Much of the southern portion of the park south of the Kobuk River is managed as the Kobuk Valley Wilderness which contains 174,545 acres. The Selawik Wilderness lies to the south in the adjoining Selawik National Wildlife Refuge. Gates of the Arctic National Park and Preserve lies 32 miles to the east. The tallest mountain in the park is Mount Angayukaqsraq at 4760 feet in height.
The park consists of the broad wetlands valley of the Kobuk River which runs along the southern edge of the western Brooks Range known as the Baird Mountains. The boundary of the park runs along the Baird Mountains in the north and the shorter Waring Mountains in the south that form a ring enclosing the Kobuk Valley.
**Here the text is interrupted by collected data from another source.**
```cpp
__global__ __launch_bounds__(256) void reduce_stage2(const double *partial, int nb, double *out)
{
   __shared__ double sw[4];
   double acc = 0;
   partial += (long)blockIdx.x * nb;
   out += blockIdx.x;
   for (int i = threadIdx.x; i < nb; i += 256) acc += partial[i];
#pragma unroll
   for (int off = 32; off >= 1; off >>= 1) acc += __shfl_xor(acc, off);
   if ((threadIdx.x & 63) == 0) sw[threadIdx.x >> 6] = acc;
   __syncthreads();
   if (threadIdx.x == 0) *out = (sw[0] + sw[1]) + (sw[2] + sw[3]);
}

}
```

### paml_amd/engine.py

```python
from __future__ import annotations

import ctypes as C
import os
import subprocess

import numpy as np

from .problem import EIGEN_CIJK, EIGEN_JC69LIKE, EIGEN_K80, EIGEN_QMAT, EIGEN_UVROOT, Problem

_HERE = os.path.dirname(os.path.abspath(__file__))
LIB_PATH = os.environ.get("PAML_AMD_LIB") or os.path.join(_HERE, "lib", "libpaml_amd.so")
CSRC = os.path.join(_HERE, "csrc")
KEEP_PARTIALS = 1
JIT = 2
SHARD = 4

EXPORTS = [
    "paml_amd_set_gene_class_rates", "paml_amd_get_branch_partials", "paml_amd_create", "paml_amd_destroy", "paml_amd_last_error", "paml_amd_set_stream", "paml_amd_set_tips",
    "paml_amd_set_tree", "paml_amd_set_pi", "paml_amd_set_eigen_uvroot", "paml_amd_set_eigen_cijk",
    "paml_amd_set_eigen_qrev_batch", "paml_amd_set_eigen_qrev_batch_sparse", "paml_amd_set_eigen_warm_start", "paml_amd_get_eigen", "paml_amd_eigen_counters", "paml_amd_set_eigen_k80", "paml_amd_set_eigen_jc69like", "paml_amd_set_eigen_qmat", "paml_amd_set_classes", "paml_amd_eval",
    "paml_amd_eval_batch", "paml_amd_eval_adg", "paml_amd_beb_grid", "paml_amd_beb_grid_classes", "paml_amd_compress_patterns", "paml_amd_eval_device", "paml_amd_eval_dirty", "paml_amd_eval_branch", "paml_amd_node_posterior", "paml_amd_get_pmat", "paml_amd_get_partials", "paml_amd_get_scale",
    "paml_amd_device_count", "paml_amd_set_device", "paml_amd_shard_bounds", "paml_amd_max_ranks", "paml_amd_flush", "paml_amd_eigen_status", "paml_amd_comm_unique_id", "paml_amd_comm_init", "paml_amd_comm_destroy", "paml_amd_comm_info", "paml_amd_comm_library", "paml_amd_comm_stats", "paml_amd_get_partial_sums", "paml_amd_branch_counters", "paml_amd_branch_coef_hits", "paml_amd_branch_refill_kernels", "paml_amd_branch_kernel_ms",
    "paml_amd_jit_prebuild", "paml_amd_profile", "paml_amd_profile_read", "paml_amd_counters", "paml_amd_kernel_name", "paml_amd_debug_program", "paml_amd_debug_jit",
    "paml_amd_cherry_tables", "paml_amd_debug_jit_tables",
# ... 1 lines not shown
    "paml_amd_gather_walk", "paml_amd_debug_gather_tiles",
    "paml_amd_debug_code_order", "paml_amd_debug_branch_plan", "paml_amd_debug_device_bytes",
    "paml_amd_pairset_create", "paml_amd_pairset_destroy", "paml_amd_pairset_get_counts", "paml_amd_pairset_set_pi", "paml_amd_pairset_set_pattern",
    "paml_amd_pairset_eval", "paml_amd_pairset_failed", "paml_amd_pairset_counters",
    "paml_amd_rell_replicates", "paml_amd_rell_info",
    "paml_amd_simulate", "paml_amd_simulate_info",
    "paml_amd_ancestral_marginal", "paml_amd_ancestral_joint", "paml_amd_ancestral_info",
    "paml_amd_gradient", "paml_amd_gradient_info",
    "paml_amd_curvature", "paml_amd_curvature_info",
    "paml_amd_hessian", "paml_amd_hessian_info",
    "paml_amd_model_gradient", "paml_amd_model_gradient_info", "paml_amd_model_gradient_segment", "paml_amd_model_gradient_sizes",
    "paml_amd_subst_counts", "paml_amd_subst_counts_info",
    "paml_amd_nni_scores", "paml_amd_nni_info", "paml_amd_nni_list",
    "paml_amd_edge_scores", "paml_amd_edge_info", "paml_amd_edge_list",
    "paml_amd_relabel_scores", "paml_amd_relabel_info",
    "paml_amd_placement_scores", "paml_amd_placement_info",
    "paml_amd_attach_scores", "paml_amd_attach_info",
    "paml_amd_spr_scores", "paml_amd_spr_info", "paml_amd_spr_list",
]
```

The middle two-thirds of the Kobuk River from just above Kiana to just below Ambler is included in the park, as are several of its major tributaries such as the Salmon River and the Hunt River. The valley floor is mainly covered by glacial drift.
While no glaciers currently exist within the park, at least five major glaciations have been identified. Sand created by the grinding action of the ancient glaciers has been carried to the Kobuk Valley by wind and water and thus dunes that are naturally stabilized by vegetation now cover much of the southern portion of the valley. River bluffs composed of sand and standing as high as 150 feet hold permafrost ice wedges and the fossils of Ice Age mammals.
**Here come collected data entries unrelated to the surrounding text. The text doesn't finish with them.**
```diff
+__global__ __launch_bounds__(256) void k_dep_items(DepositArgs a, const DevCounters* ctr, int parity) {
+  const unsigned long long n_rec = dep_records(a, ctr, parity);
+  if (n_rec == 0) return;
+  __shared__ uint32_t s_scan[4];
+  const uint32_t per = (a.n_tiles + 255u) / 256u;
+  const uint32_t t_lo = threadIdx.x * per < a.n_tiles ? threadIdx.x * per : a.n_tiles;
+  const uint32_t t_hi = t_lo + per < a.n_tiles ? t_lo + per : a.n_tiles;
+  uint32_t recs = 0, its = 0;
+  for (uint32_t t = t_lo; t < t_hi; ++t) {
+    const uint32_t c = a.tile_cnt[t];
+    recs += c;
+    its += (c + a.slice - 1u) / a.slice;
+  }
+  uint32_t recs_all, its_all;
+  uint32_t base = block_excl_scan_256<uint32_t>(recs, s_scan, &recs_all);
+  uint32_t ib = block_excl_scan_256<uint32_t>(its, s_scan, &its_all);
+  for (uint32_t t = t_lo; t < t_hi; ++t) {
+    const uint32_t c = a.tile_cnt[t];
+    a.tile_cur[t] = base;
+    a.tile_cnt[t] = 0u;
+    const uint32_t k_n = (c + a.slice - 1u) / a.slice;
+    for (uint32_t k = 0; k < k_n; ++k) {
+      const uint32_t first = k * a.slice;
+      const uint32_t len = c - first < a.slice ? c - first : a.slice;
+      if (ib + k < a.items_cap) a.items[ib + k] = make_uint4(t, base + first, len, k_n > 1u ? 1u : 0u);
+    }
+    base += c;
+    ib += k_n;
+  }
+  if (threadIdx.x == 0) {
+    const unsigned long long n_walks = ctr->mc_plan[parity] & kPackMask;
+    a.stat[0] = its_all < a.items_cap ? its_all : a.items_cap;
+    a.stat[1] += 1ull;
+    a.stat[2] += n_rec;
+    a.stat[3] += n_walks - n_rec;
+  }
+}
+
+__global__ __launch_bounds__(256) void k_dep_scatter(DepositArgs a, const DevCounters* ctr, int parity) {
+  const unsigned long long n_rec = dep_records(a, ctr, parity);
+  if (n_rec == 0) return;
+  __shared__ uint32_t hist[kDepMaxTiles];
+  uint32_t lo, hi;
+  dep_share(n_rec, &lo, &hi);
+  if (lo >= hi) return;
+  dep_count_share(a, lo, hi, hist);
+  for (uint32_t t = threadIdx.x; t < a.n_tiles; t += 256u) {
+    const uint32_t c = hist[t];
+    hist[t] = c ? atomicAdd(&a.tile_cur[t], c) : 0u;
+  }
+  __syncthreads();
+  for (uint32_t i = lo + threadIdx.x; i < hi; i += 256u) {
+    const uint32_t key = a.key[i];
+    const double x = a.inc[i];
+    const uint32_t pos = atomicAdd(&hist[dep_tile_of(a, key)], 1u);
+    if (pos < n_rec) {
+      a.bkey[pos] = key;
+      a.binc[pos] = x;
+    }
+  }
+}
+
+__global__ __launch_bounds__(256) void k_dep_sum(DepositArgs a, const DevCounters* ctr, int parity,
+                                                  double* __restrict__ target) {
+  const unsigned long long n_rec = dep_records(a, ctr, parity);
+  if (n_rec == 0) return;
+  __shared__ double acc[1u << kDepTileShift];
+  const uint32_t n_items = (uint32_t)a.stat[0];
+  const uint32_t width = 1u << a.tile_shift;
+  for (uint32_t it = blockIdx.x; it < n_items; it += gridDim.x) {
+    const uint4 item = a.items[it];
+    const uint32_t v0 = item.x << a.tile_shift;
+    for (uint32_t j = threadIdx.x; j < width; j += 256u) acc[j] = 0.0;
+    __syncthreads();
+    for (uint32_t i = threadIdx.x; i < item.z; i += 256u) {
+      const unsigned long long p = (unsigned long long)item.y + i;
+      if (p >= n_rec) break;
+      const uint32_t off = a.bkey[p] - v0;
+      if (off < width) (void)__hip_atomic_fetch_add(&acc[off], a.binc[p], __ATOMIC_RELAXED, __HIP_MEMORY_SCOPE_WORKGROUP);
+    }
+    __syncthreads();
+    for (uint32_t j = threadIdx.x; j < width; j += 256u) {
+      const double x = acc[j];
+      const uint32_t v = v0 + j;
+      if (x != 0.0 && v < a.n) {
+        if (item.w) atomic_add_noret(&target[v], x);
+        else target[v] = target[v] + x;
+      }
+    }
+    __syncthreads();
   }
 }
 
@@ -855,7 +1002,8 @@
   hipLaunchKernelGGL(k_mc_walk<kWalkPlain>, dim3(grid), dim3(64), 0, g->stream, plan_rec_of(g, g->mc_last_plan),
                      reinterpret_cast<const uint4*>(g->gr->walk_rec), target, alpha, (uint32_t)seed, (uint32_t)(seed >> 32), stream,
                      no_zero_hop, g->ctr, (int)(g->mc_last_plan % 3u), (const unsigned long long*)nullptr,
-                     (uint32_t*)nullptr, 0u, (unsigned long long*)nullptr);
+                     (uint32_t*)nullptr, 0u, (unsigned long long*)nullptr, (int)kDepAtomic, (uint32_t*)nullptr,
+                     (double*)nullptr, 0ull, 0ull);
   PPRHIP_CHECK_HIP(hipGetLastError());
   return PPRHIP_OK;
 }
@@ -869,18 +1017,32 @@
   hipLaunchKernelGGL(k_mc_walk<kWalkIndexed>, dim3(grid), dim3(64), 0, g->stream, plan_rec_of(g, g->mc_last_plan),
                      reinterpret_cast<const uint4*>(g->gr->walk_rec), target, alpha, (uint32_t)seed, (uint32_t)(seed >> 32), 0u,
                      1, g->ctr, cell, (const unsigned long long*)ix->off, (uint32_t*)nullptr, 0u,
-                     (unsigned long long*)nullptr);
+                     (unsigned long long*)nullptr, (int)kDepAtomic, (uint32_t*)nullptr, (double*)nullptr, 0ull, 0ull);
   PPRHIP_CHECK_HIP(hipGetLastError());
   return PPRHIP_OK;
 }
 
-int launch_mc_walk_shared(pprhip_graph* g, const TerminalTable* ws, double alpha, uint64_t seed, double* target) {
+int launch_mc_walk_shared(pprhip_graph* g, const TerminalTable* ws, double alpha, uint64_t seed, double* target,
+                          const WalkDeposit* dep) {
   const uint32_t grid = mc_walk_grid(g);
+  const char* sw = hook_env("PPRHIP_WALK_DEPOSIT");
+  const int dep_mode = sw && sw[0] == 'n' ? kDepNone : dep && dep->on ? kDepBinned : kDepAtomic;
+  const DepositArgs none;
+  const DepositArgs& a = dep_mode == kDepBinned ? dep->a : none;
+  const int cell = (int)(g->mc_last_plan % 3u);
   hipLaunchKernelGGL(k_mc_walk<kWalkShared>, dim3(grid), dim3(64), 0, g->stream, plan_rec_of(g, g->mc_last_plan),
                      reinterpret_cast<const uint4*>(g->gr->walk_rec), target, alpha, (uint32_t)seed, (uint32_t)(seed >> 32), 0u,
-                     1, g->ctr, (int)(g->mc_last_plan % 3u), (const unsigned long long*)ws->off, (uint32_t*)ws->term, g->gr->n,
-                     ws->usage);
-  PPRHIP_CHECK_HIP(hipGetLastError());
+                     1, g->ctr, cell, (const unsigned long long*)ws->off, (uint32_t*)ws->term, g->gr->n, ws->usage, dep_mode,
+                     a.key, a.inc, (unsigned long long)a.cap, (unsigned long long)a.min_walks);
+  PPRHIP_CHECK_HIP(hipGetLastError());
+  if (dep_mode == kDepBinned) {
+    const uint32_t wg = (uint32_t)g->gr->n_cus;
+    hipLaunchKernelGGL(k_dep_count, dim3(wg), dim3(256), 0, g->stream, a, (const DevCounters*)g->ctr, cell);
+    hipLaunchKernelGGL(k_dep_items, dim3(1), dim3(256), 0, g->stream, a, (const DevCounters*)g->ctr, cell);
+    hipLaunchKernelGGL(k_dep_scatter, dim3(wg), dim3(256), 0, g->stream, a, (const DevCounters*)g->ctr, cell);
+    hipLaunchKernelGGL(k_dep_sum, dim3(wg), dim3(256), 0, g->stream, a, (const DevCounters*)g->ctr, cell, target);
+    PPRHIP_CHECK_HIP(hipGetLastError());
+  }
   return PPRHIP_OK;
 }
 
diff --git a/personalized-pagerank-algorithms-on-neo4j_amd/csrc/walk_index.cpp b/personalized-pagerank-algorithms-on-neo4j_amd/csrc/walk_index.cpp
--- a/personalized-pagerank-algorithms-on-neo4j_amd/csrc/walk_index.cpp
+++ b/personalized-pagerank-algorithms-on-neo4j_amd/csrc/walk_index.cpp
@@ -1,4 +1,6 @@
+#include <algorithm>
 #include <cmath>
+#include <cstdlib>
 #include <cstring>
 #include <memory>
 #include <new>
@@ -104,9 +106,15 @@
   D->widx = nullptr;
 }
 
+static void free_walk_deposit(WalkDeposit& d) {
+  if (d.block) (void)hipFree(d.block);
+  d = WalkDeposit();
+}
+
 void free_walk_share(BatchState* B) {
   WalkShare* ws = B->share;
   if (!ws) return;
+  free_walk_deposit(ws->dep);
   table_free(*ws);
   if (ws->cleared) (void)hipEventDestroy(ws->cleared);
   delete ws;
@@ -121,6 +129,77 @@
   PPRHIP_CHECK_HIP(hipEventCreateWithFlags(&ws->cleared, hipEventDisableTiming));
   PPRHIP_CHECK_HIP(hipStreamSynchronize(P->stream));
   return PPRHIP_OK;
+}
+
+static unsigned long long hook_number(const char* name, unsigned long long dflt) {
+  const char* e = hook_env(name);
+  return e && e[0] ? std::strtoull(e, nullptr, 10) : dflt;
+}
+
+static void walk_deposit_begin(pprhip_graph* P, WalkShare* ws) {
+  WalkDeposit& d = ws->dep;
+  d.on = false;
+  const char* sw = hook_env("PPRHIP_WALK_DEPOSIT");
+  if (sw && sw[0] == 'a') return;
+  const uint32_t n = P->gr->n;
+  uint32_t shift = 0;
+  for (unsigned long long t = hook_number("PPRHIP_WALK_DEPOSIT_TILE", 1ull << kDepTileShift); t > 1; t >>= 1) shift++;
+  if (shift < 4 || shift > kDepTileShift) shift = kDepTileShift;
+  const unsigned long long slice = std::min<unsigned long long>(
+      std::max<unsigned long long>(hook_number("PPRHIP_WALK_DEPOSIT_SLICE", kDepSlice), 16ull), kDepSlice);
+  unsigned long long cap = std::min<unsigned long long>(ws->total + n, (1ull << 31) - 1ull);
+  cap = std::min(cap, std::max<unsigned long long>(hook_number("PPRHIP_WALK_DEPOSIT_CAP", cap), 1ull));
+  const unsigned long long n_tiles = ((unsigned long long)n + (1ull << shift) - 1ull) >> shift;
+  if (n_tiles == 0 || n_tiles > kDepMaxTiles) return;
+  if (d.block && (d.want != cap || d.a.tile_shift != shift || d.a.slice != slice)) free_walk_deposit(d);
+  if (!d.block) {
+    auto up = [](size_t b) { return (b + 255) / 256 * 256; };
+    const size_t fixed = up(4 * n_tiles) * 2 + up(16 * (n_tiles + cap / slice + 1)) + up(4 * sizeof(unsigned long long));
+    size_t free_b = 0, total_b = 0;
+    if (hipMemGetInfo(&free_b, &total_b) != hipSuccess) {
+      (void)hipGetLastError();
+      return;
+    }
+    unsigned long long fit = cap;
+    if (fixed + 2 * (up(4 * fit) + up(8 * fit)) > free_b / 4) {
+      if (free_b / 4 < fixed + 4096) return;
+      fit = (free_b / 4 - fixed - 4096) / 24;
+    }
+    if (fit == 0) return;
+    const size_t bytes = fixed + 2 * (up(4 * fit) + up(8 * fit));
+    char* b = nullptr;
+    if (alloc_dev((void**)&b, bytes) != PPRHIP_OK) {
+      (void)hipGetLastError();
+      return;
+    }
+    d.block = b;
+    d.bytes = bytes;
+    d.want = cap;
+    DepositArgs& a = d.a;
+    a.cap = fit;
+    a.tile_shift = shift;
+    a.n_tiles = (uint32_t)n_tiles;
+    a.slice = (uint32_t)slice;
+    a.items_cap = (uint32_t)(n_tiles + cap / slice + 1);
+    a.n = n;
+    a.key = (uint32_t*)b;    b += up(4 * fit);
+    a.bkey = (uint32_t*)b;   b += up(4 * fit);
+    a.inc = (double*)b;      b += up(8 * fit);
+    a.binc = (double*)b;     b += up(8 * fit);
+    a.tile_cnt = (uint32_t*)b;  b += up(4 * n_tiles);
+    a.tile_cur = (uint32_t*)b;  b += up(4 * n_tiles);
+    a.items = (uint4*)b;     b += up(16 * (size_t)a.items_cap);
+    a.stat = (unsigned long long*)b;
+    if (hipMemsetAsync(a.tile_cnt, 0, up(4 * n_tiles), P->stream) != hipSuccess ||
+        hipMemsetAsync(a.stat, 0, 4 * sizeof(unsigned long long), P->stream) != hipSuccess) {
+      (void)hipGetLastError();
+      (void)hipStreamSynchronize(P->stream);
+      free_walk_deposit(d);
+      return;
+    }
+  }
+  d.a.min_walks = hook_number("PPRHIP_WALK_DEPOSIT_MIN", kDepMinWalks);
+  d.on = true;
 }
 
 void walk_share_begin(pprhip_graph* P, int q, double alpha, double rmax, double omega, uint64_t seed) {
@@ -138,6 +217,7 @@
   }
   WalkShare* ws = B->share;
   if (ws->total == 0) return;
+  walk_deposit_begin(P, ws);
   if (hipMemsetAsync(ws->term, 0xFF, sizeof(int32_t) * (size_t)ws->total, P->stream) != hipSuccess ||
       hipEventRecord(ws->cleared, P->stream) != hipSuccess) {
     (void)hipGetLastError();
@@ -280,6 +360,35 @@
   }
   return table_fetch_node(g, *ws, node, true, terminals_out, cap, count_out);
 }
+
+int pprhip_hook_walk_deposit_info(pprhip_graph_t* g, int* present, int* on, uint64_t* cap, uint32_t* tile,
+                                  uint32_t* n_tiles, uint32_t* slice, uint64_t* bytes) {
+  PPRHIP_TRY(check_graph(g, "pprhip_hook_walk_deposit_info"));
+  const WalkShare* ws = g->batch ? g->batch->share : nullptr;
+  const WalkDeposit* d = ws && ws->dep.block ? &ws->dep : nullptr;
+  if (present) *present = d ? 1 : 0;
+  if (on) *on = d && d->on ? 1 : 0;
+  if (cap) *cap = d ? d->a.cap : 0;
+  if (tile) *tile = d ? 1u << d->a.tile_shift : 0;
+  if (n_tiles) *n_tiles = d ? d->a.n_tiles : 0;
+  if (slice) *slice = d ? d->a.slice : 0;
+  if (bytes) *bytes = d ? d->bytes : 0;
+  return PPRHIP_OK;
+}
+
+int pprhip_hook_walk_deposit_usage(pprhip_graph_t* g, uint64_t* stat_out, int reset) {
+  PPRHIP_TRY(check_graph(g, "pprhip_hook_walk_deposit_usage"));
+  const WalkShare* ws = g->batch ? g->batch->share : nullptr;
+  unsigned long long u[4] = {0ull, 0ull, 0ull, 0ull};
+  if (ws && ws->dep.block) {
+    PPRHIP_CHECK_HIP(hipDeviceSynchronize());
+    PPRHIP_CHECK_HIP(hipMemcpy(u, ws->dep.a.stat, sizeof u, hipMemcpyDeviceToHost));
+    if (reset) PPRHIP_CHECK_HIP(hipMemset(ws->dep.a.stat, 0, sizeof u));
+  }
+  if (stat_out)
+    for (int i = 0; i < 4; ++i) stat_out[i] = u[i];
+  return PPRHIP_OK;
+}
 #endif
 
 }
```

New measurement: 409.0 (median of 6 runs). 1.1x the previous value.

Three sets of sand dune fields are located on the south side of the Kobuk River. The Great Kobuk Sand Dunes, Little Kobuk Sand Dunes, and the Hunt River Dunes are remnants of dunefields that covered as much as 200,000 acres immediately after the retreat of Pleistocene glaciation. A combination of outwash deposits from the glaciers and strong winds created the dunes which are now mostly covered by forest and tundra.
Active dune fields currently cover about 20,500 acres. The Great Kobuk Sand Dunes comprise the largest active Arctic dune field in North America. NASA has funded a study of the dunes as an analog for Martian polar dunes. The Kobuk River on the north side of the dunes meanders roughly 61 miles through the park providing a means of travel for people and wildlife.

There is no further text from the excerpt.